==== GIVEN DATA ====
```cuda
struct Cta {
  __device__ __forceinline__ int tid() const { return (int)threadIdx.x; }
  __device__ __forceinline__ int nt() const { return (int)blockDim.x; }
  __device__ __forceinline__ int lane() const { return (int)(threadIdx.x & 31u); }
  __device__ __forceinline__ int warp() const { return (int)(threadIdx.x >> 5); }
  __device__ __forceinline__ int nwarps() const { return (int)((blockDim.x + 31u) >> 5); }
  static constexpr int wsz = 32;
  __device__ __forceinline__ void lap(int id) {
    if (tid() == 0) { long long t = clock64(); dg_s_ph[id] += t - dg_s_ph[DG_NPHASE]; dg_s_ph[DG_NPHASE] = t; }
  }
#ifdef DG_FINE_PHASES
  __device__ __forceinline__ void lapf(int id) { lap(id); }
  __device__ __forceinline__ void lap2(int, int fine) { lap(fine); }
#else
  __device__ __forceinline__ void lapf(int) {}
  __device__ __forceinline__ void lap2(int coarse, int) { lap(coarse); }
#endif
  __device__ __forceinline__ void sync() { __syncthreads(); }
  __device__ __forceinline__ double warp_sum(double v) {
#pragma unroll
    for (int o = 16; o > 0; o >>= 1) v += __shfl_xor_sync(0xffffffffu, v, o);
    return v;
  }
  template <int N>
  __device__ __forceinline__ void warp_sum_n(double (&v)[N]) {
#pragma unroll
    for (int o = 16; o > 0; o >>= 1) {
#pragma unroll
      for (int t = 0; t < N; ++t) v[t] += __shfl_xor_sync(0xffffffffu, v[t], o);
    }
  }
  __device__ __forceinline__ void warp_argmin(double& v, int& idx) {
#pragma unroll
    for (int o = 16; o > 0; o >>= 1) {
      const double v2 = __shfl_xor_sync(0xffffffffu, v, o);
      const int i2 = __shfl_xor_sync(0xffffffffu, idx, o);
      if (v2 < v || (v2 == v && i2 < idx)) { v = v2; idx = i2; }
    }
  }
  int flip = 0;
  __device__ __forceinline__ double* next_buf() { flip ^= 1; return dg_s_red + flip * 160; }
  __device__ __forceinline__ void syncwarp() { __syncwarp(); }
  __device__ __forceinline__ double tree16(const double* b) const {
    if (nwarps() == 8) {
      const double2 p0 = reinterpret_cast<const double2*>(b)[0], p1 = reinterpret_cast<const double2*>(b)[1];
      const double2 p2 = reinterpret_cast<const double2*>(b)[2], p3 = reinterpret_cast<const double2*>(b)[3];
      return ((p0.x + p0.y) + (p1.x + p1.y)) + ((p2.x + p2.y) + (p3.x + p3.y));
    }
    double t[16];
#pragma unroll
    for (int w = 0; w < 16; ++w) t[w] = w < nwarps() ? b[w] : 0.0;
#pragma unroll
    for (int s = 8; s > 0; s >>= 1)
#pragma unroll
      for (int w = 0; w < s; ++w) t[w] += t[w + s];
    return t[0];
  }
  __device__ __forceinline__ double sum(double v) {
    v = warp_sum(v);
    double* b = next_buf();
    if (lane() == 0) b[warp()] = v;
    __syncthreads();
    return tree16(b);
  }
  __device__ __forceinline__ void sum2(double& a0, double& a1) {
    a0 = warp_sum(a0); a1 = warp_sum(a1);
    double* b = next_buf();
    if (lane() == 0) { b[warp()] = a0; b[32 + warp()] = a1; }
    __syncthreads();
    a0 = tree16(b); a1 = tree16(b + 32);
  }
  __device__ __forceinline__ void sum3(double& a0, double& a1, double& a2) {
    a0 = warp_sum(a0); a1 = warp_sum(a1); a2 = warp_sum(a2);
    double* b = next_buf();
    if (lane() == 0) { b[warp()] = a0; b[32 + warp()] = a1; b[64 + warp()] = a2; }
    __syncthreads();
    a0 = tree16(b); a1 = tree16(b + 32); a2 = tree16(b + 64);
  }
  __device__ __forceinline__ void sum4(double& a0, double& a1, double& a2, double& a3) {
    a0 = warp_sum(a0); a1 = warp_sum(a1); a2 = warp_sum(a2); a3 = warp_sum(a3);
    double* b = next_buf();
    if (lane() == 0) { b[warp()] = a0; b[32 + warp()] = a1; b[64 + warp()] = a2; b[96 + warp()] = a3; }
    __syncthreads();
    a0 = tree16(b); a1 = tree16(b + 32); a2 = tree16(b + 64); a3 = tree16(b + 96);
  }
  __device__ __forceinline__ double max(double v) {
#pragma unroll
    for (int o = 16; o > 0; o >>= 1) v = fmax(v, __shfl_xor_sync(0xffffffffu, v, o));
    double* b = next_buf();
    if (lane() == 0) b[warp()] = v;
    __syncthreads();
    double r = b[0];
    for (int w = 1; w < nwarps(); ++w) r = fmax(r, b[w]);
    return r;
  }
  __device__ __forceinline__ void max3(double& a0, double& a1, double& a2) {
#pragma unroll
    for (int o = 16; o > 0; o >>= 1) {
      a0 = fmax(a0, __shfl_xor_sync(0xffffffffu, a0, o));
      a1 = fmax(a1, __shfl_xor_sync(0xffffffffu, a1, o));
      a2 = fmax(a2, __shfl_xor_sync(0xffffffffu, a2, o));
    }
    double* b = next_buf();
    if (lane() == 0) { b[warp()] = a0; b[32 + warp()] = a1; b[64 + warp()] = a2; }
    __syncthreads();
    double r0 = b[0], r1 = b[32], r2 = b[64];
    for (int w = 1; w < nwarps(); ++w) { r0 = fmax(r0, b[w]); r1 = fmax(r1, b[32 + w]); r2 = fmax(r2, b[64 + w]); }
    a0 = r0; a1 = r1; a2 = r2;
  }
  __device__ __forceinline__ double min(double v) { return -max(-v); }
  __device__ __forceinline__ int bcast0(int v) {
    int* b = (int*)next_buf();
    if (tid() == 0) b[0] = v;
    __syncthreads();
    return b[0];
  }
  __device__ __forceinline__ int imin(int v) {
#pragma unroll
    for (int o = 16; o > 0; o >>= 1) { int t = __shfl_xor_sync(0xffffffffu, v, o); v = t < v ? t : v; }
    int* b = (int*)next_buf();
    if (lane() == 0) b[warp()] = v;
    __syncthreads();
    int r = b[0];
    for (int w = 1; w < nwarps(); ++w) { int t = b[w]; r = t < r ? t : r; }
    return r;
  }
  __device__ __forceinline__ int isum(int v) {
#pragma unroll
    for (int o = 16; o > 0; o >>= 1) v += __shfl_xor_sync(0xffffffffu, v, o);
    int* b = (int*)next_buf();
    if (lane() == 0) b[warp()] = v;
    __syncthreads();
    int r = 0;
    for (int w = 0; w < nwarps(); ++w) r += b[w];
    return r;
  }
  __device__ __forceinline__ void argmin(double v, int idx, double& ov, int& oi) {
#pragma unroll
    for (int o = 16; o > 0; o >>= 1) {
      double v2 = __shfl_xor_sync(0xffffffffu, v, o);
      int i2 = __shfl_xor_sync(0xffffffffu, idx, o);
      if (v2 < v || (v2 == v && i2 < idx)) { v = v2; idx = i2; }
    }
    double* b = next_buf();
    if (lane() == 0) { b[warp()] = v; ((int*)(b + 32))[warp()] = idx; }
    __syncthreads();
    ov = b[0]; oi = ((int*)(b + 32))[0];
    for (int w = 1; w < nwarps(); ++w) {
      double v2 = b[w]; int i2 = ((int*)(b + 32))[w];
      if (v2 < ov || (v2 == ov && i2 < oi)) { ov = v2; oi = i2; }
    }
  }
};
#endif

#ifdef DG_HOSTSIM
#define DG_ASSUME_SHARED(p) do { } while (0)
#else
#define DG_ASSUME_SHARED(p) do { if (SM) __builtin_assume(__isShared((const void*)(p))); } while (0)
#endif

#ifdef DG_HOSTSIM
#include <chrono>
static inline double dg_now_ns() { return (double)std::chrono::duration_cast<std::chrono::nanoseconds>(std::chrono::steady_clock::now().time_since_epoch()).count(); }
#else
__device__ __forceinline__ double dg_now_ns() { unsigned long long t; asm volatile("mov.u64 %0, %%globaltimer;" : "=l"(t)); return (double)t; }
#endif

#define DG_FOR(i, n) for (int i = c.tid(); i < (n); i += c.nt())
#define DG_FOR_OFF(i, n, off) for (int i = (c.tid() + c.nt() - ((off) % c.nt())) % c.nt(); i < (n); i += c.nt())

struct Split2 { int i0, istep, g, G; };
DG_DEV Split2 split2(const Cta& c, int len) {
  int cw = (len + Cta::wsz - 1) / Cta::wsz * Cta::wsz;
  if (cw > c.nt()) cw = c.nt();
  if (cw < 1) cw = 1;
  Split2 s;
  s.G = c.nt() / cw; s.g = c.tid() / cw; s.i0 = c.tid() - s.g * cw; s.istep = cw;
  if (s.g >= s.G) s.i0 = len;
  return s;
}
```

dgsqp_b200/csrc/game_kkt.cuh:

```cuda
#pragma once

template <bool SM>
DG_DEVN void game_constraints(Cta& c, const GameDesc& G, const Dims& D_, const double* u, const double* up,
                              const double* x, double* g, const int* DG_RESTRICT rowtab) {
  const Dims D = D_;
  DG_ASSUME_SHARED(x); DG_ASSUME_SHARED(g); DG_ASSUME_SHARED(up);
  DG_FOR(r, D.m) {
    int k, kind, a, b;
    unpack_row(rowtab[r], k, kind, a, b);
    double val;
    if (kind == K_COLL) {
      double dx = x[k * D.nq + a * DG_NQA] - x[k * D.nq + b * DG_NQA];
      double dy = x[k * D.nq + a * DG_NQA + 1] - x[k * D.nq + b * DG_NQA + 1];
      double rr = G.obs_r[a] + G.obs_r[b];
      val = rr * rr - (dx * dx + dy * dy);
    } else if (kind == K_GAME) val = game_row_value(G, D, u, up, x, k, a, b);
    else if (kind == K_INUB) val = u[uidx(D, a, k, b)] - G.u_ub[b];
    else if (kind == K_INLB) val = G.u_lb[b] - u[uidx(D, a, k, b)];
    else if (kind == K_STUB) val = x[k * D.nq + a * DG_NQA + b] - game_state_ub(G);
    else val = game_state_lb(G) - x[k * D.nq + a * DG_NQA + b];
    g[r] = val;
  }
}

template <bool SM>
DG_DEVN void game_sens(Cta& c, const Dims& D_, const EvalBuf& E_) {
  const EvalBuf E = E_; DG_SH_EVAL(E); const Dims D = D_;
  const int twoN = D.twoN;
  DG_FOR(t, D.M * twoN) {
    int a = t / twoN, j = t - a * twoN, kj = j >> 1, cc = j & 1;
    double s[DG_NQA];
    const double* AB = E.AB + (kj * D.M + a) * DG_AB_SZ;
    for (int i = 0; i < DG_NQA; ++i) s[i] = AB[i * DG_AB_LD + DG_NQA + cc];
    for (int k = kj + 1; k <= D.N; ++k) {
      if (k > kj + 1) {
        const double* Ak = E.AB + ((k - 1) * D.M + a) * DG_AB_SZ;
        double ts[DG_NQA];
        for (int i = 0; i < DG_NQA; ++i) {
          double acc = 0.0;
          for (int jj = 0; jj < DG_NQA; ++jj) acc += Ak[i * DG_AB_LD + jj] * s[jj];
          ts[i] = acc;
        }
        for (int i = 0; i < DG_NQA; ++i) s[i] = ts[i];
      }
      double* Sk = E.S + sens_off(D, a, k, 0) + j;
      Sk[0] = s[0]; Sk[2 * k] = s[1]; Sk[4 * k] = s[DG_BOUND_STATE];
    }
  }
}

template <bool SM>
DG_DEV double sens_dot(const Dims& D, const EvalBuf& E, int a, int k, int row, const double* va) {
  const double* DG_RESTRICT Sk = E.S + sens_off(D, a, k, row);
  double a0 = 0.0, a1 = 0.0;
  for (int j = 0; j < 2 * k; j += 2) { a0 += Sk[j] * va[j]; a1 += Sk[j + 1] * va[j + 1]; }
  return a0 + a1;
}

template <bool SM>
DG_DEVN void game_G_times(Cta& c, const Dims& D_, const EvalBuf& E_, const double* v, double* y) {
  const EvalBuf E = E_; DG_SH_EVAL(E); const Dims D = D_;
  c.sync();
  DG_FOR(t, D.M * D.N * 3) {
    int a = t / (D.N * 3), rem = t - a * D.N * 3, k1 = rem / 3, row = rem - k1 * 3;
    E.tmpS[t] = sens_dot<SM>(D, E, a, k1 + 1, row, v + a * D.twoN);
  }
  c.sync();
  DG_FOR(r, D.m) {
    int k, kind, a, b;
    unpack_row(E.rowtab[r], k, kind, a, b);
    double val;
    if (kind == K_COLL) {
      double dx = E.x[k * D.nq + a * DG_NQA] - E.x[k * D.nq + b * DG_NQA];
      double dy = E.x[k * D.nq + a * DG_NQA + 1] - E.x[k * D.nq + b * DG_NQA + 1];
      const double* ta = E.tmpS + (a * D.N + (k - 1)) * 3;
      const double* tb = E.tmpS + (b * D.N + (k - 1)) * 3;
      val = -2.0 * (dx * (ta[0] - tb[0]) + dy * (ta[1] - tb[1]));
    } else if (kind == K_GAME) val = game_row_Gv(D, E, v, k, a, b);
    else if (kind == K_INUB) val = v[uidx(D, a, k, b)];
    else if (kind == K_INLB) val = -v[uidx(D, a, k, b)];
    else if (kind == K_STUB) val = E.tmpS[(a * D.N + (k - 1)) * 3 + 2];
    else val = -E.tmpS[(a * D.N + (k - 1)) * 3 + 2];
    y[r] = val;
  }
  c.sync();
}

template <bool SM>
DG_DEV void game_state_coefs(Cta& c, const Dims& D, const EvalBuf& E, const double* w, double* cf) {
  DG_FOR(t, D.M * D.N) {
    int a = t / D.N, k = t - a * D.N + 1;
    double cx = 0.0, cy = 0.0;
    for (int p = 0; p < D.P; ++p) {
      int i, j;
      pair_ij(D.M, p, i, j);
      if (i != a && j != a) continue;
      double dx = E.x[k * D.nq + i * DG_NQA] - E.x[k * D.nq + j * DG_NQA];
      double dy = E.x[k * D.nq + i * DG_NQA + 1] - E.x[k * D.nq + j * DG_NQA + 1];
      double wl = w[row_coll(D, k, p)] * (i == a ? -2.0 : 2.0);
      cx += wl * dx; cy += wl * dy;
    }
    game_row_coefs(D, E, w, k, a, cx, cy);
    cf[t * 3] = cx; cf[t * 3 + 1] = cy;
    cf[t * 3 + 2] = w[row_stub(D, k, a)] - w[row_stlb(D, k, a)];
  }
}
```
====
==== GIVEN DATA ====
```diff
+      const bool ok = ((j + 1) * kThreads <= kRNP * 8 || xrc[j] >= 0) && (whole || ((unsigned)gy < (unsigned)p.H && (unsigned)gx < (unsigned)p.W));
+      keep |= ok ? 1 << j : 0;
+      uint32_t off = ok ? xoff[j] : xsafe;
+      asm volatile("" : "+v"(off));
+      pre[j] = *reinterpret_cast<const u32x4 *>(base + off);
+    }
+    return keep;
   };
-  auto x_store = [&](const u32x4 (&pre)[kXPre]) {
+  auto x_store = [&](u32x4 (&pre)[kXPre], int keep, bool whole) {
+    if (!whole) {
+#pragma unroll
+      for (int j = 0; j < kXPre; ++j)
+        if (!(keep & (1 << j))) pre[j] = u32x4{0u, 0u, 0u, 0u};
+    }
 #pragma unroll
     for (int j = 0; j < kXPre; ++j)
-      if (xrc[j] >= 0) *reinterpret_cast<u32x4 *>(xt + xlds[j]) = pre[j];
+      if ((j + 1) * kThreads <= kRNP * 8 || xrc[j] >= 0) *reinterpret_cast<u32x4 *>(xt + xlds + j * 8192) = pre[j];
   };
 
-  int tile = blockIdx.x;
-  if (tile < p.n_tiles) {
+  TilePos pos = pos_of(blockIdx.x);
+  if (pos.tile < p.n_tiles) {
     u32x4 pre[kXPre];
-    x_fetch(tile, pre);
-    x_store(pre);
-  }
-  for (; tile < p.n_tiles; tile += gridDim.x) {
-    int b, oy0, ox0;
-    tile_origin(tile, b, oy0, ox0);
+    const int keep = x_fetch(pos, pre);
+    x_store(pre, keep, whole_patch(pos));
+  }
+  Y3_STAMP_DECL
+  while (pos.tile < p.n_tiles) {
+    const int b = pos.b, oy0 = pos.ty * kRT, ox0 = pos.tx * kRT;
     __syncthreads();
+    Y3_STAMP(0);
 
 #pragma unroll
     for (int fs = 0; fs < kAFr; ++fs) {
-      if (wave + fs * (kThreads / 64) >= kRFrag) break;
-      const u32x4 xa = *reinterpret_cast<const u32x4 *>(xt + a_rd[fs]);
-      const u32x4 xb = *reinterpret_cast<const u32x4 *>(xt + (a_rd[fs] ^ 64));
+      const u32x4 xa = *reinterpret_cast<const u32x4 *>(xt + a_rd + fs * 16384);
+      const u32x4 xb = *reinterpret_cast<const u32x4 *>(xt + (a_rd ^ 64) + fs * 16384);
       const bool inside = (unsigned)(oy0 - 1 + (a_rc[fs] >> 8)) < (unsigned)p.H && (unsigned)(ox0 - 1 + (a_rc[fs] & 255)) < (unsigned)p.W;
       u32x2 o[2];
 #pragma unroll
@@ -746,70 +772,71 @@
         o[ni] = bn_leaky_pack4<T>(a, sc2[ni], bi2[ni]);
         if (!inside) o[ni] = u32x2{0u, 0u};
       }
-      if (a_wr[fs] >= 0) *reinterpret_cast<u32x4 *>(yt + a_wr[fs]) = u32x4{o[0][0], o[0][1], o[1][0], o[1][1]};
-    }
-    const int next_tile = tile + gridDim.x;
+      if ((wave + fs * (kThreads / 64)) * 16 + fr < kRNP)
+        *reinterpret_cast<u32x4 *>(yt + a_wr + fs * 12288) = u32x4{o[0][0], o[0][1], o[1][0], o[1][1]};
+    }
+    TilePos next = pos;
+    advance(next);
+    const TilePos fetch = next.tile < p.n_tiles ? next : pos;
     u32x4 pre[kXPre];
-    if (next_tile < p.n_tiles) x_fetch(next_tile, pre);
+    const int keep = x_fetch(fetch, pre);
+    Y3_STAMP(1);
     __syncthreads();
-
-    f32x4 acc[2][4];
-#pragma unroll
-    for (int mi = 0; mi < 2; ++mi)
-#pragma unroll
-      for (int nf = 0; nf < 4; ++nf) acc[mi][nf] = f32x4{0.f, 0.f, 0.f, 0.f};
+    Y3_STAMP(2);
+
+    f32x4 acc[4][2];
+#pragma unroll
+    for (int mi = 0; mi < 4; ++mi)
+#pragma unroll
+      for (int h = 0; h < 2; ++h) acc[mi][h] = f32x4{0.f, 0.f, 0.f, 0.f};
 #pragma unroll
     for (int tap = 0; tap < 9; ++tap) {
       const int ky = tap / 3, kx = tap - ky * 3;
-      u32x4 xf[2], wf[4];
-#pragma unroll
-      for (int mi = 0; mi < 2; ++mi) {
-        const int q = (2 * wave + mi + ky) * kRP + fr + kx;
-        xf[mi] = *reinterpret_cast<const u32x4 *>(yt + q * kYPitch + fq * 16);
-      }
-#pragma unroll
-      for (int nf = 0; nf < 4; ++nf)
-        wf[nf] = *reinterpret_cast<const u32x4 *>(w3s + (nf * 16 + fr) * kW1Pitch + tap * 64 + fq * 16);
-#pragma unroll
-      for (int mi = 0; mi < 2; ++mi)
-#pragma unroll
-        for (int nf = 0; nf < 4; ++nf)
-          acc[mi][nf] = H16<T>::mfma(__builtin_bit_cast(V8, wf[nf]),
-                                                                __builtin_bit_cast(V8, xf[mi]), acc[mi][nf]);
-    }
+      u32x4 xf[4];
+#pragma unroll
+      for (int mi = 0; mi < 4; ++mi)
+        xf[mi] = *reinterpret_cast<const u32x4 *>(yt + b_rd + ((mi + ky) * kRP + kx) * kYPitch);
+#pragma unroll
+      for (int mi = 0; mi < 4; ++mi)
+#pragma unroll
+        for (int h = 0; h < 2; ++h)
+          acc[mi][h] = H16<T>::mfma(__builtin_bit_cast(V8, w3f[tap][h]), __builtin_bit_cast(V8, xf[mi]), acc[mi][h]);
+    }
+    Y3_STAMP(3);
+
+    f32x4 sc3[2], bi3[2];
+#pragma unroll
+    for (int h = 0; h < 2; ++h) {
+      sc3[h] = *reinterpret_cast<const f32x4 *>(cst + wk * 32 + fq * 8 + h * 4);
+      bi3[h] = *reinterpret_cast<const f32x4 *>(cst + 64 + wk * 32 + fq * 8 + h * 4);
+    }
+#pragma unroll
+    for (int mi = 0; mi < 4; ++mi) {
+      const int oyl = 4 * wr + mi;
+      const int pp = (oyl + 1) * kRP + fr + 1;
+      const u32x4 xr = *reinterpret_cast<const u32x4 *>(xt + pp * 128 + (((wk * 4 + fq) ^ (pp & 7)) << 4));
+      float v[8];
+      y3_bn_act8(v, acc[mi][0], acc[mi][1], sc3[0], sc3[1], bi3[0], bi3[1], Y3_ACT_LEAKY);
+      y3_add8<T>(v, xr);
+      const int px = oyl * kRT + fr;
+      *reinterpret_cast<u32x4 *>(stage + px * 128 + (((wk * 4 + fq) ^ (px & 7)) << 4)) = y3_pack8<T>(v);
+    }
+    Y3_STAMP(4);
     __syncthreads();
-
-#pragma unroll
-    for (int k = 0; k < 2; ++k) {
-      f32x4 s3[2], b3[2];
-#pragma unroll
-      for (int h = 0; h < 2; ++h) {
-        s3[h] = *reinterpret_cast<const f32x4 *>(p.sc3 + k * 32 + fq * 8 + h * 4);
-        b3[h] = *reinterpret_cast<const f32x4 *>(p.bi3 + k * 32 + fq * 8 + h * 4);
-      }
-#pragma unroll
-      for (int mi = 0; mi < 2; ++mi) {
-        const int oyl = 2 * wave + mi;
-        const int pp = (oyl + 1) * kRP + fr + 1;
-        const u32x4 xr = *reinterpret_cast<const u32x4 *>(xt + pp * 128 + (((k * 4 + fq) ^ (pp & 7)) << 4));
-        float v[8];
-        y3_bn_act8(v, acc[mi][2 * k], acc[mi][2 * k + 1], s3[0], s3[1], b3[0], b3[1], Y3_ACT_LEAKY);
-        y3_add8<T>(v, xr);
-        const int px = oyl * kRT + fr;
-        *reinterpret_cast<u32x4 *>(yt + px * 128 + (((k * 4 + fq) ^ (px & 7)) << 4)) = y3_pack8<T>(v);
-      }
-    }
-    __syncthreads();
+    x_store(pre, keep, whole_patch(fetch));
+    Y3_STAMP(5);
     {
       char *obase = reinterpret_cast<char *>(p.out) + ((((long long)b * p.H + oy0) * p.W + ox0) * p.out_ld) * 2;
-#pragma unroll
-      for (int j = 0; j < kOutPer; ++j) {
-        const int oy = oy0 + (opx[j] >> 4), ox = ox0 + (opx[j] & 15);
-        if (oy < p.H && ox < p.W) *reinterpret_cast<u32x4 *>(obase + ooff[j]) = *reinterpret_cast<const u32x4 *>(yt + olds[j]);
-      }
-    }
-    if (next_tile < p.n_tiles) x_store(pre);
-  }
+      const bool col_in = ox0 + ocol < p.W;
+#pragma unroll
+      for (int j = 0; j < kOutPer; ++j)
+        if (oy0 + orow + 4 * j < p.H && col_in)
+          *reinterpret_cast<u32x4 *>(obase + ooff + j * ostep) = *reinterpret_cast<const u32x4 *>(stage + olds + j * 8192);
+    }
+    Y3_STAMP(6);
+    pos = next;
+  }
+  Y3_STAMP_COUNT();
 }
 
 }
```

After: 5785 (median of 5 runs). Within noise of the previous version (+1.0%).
====
**WORK REQUEST**: Within the entries above, find every line where the string "kRNP" occurs, and copy it.

**TASK RESULT**:
+      const bool ok = ((j + 1) * kThreads <= kRNP * 8 || xrc[j] >= 0) && (whole || ((unsigned)gy < (unsigned)p.H && (unsigned)gx < (unsigned)p.W));
+      if ((j + 1) * kThreads <= kRNP * 8 || xrc[j] >= 0) *reinterpret_cast<u32x4 *>(xt + xlds + j * 8192) = pre[j];
+      if ((wave + fs * (kThreads / 64)) * 16 + fr < kRNP)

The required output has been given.